### [What you need to do]
Restate word for word the lines of the records below, starting at the line that contains "if constexpr (Cfg::DT" and ending at the line that contains "tma_store_2d(tmC, stg +", with both of those lines included and nothing else.

### [Material provided]
━━━━━━━━

template <class Cfg>
__device__ __forceinline__ void gemm_store_tile(const float* d, const CUtensorMap* tmC, uint32_t stg, int cw, int row0,
                                                int col0) {
  constexpr int SLICES = Cfg::DT == 2 ? 4 : 2, JS = 32 / SLICES, JB = JS / 2;
  const int t = threadIdx.x & 127, lane = t & 31, warp = t / 32;
  const bool leader = t == 0;
#pragma unroll
  for (int sl = 0; sl < SLICES; ++sl) {
    if (leader) tma_store_wait_read<0>();
    named_bar_sync(1 + cw, 128);
    if constexpr (Cfg::DT == 2) {
      const int q = lane & 3;
#pragma unroll
      for (int jj = 0; jj < JS; ++jj) {
        const int j = sl * JS + jj;
#pragma unroll
        for (int h = 0; h < 2; ++h) {
          const int r = warp * 16 + 8 * h + lane / 4;
          const int chunk = 2 * (jj % JB) + q / 2;
          const uint32_t a = stg + (jj / JB) * 8192 + r * 128 + ((chunk ^ (r & 7)) << 4) + (q & 1) * 8;
          asm volatile("st.shared.v2.f32 [%0], {%1, %2};" ::"r"(a), "f"(d[4 * j + 2 * h]), "f"(d[4 * j + 2 * h + 1])
                       : "memory");
        }
      }
    } else {
      const int m = lane / 8, r = warp * 16 + 8 * (m & 1) + (lane & 7);
#pragma unroll
      for (int jj = 0; jj < JS; jj += 2) {
        const int j = sl * JS + jj, chunk = jj % JB + (m >> 1);
        const uint32_t a = stg + (jj / JB) * 8192 + r * 128 + ((chunk ^ (r & 7)) << 4);
        uint32_t p[4];
#pragma unroll
        for (int i = 0; i < 4; ++i)
          p[i] = Cfg::DT == 1 ? pack_bf162(d[4 * j + 2 * i], d[4 * j + 2 * i + 1])
                              : pack_half2(d[4 * j + 2 * i], d[4 * j + 2 * i + 1]);
        stmatrix_x4(a, p[0], p[1], p[2], p[3]);
      }
    }
    fence_proxy_async_smem();
    named_bar_sync(1 + cw, 128);
    if (leader) {
      const int c = col0 + sl * (gemm::BN / SLICES);
      tma_store_2d(tmC, stg, c, row0);
      tma_store_2d(tmC, stg + 8192, c + 128 / Cfg::ES, row0);
      tma_store_commit();
    }
  }
}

━━━━━━━━

### [Written reply]
    if constexpr (Cfg::DT == 2) {
      const int q = lane & 3;
#pragma unroll
      for (int jj = 0; jj < JS; ++jj) {
        const int j = sl * JS + jj;
#pragma unroll
        for (int h = 0; h < 2; ++h) {
          const int r = warp * 16 + 8 * h + lane / 4;
          const int chunk = 2 * (jj % JB) + q / 2;
          const uint32_t a = stg + (jj / JB) * 8192 + r * 128 + ((chunk ^ (r & 7)) << 4) + (q & 1) * 8;
          asm volatile("st.shared.v2.f32 [%0], {%1, %2};" ::"r"(a), "f"(d[4 * j + 2 * h]), "f"(d[4 * j + 2 * h + 1])
                       : "memory");
        }
      }
    } else {
      const int m = lane / 8, r = warp * 16 + 8 * (m & 1) + (lane & 7);
#pragma unroll
      for (int jj = 0; jj < JS; jj += 2) {
        const int j = sl * JS + jj, chunk = jj % JB + (m >> 1);
        const uint32_t a = stg + (jj / JB) * 8192 + r * 128 + ((chunk ^ (r & 7)) << 4);
        uint32_t p[4];
#pragma unroll
        for (int i = 0; i < 4; ++i)
          p[i] = Cfg::DT == 1 ? pack_bf162(d[4 * j + 2 * i], d[4 * j + 2 * i + 1])
                              : pack_half2(d[4 * j + 2 * i], d[4 * j + 2 * i + 1]);
        stmatrix_x4(a, p[0], p[1], p[2], p[3]);
      }
    }
    fence_proxy_async_smem();
    named_bar_sync(1 + cw, 128);
    if (leader) {
      const int c = col0 + sl * (gemm::BN / SLICES);
      tma_store_2d(tmC, stg, c, row0);
      tma_store_2d(tmC, stg + 8192, c + 128 / Cfg::ES, row0);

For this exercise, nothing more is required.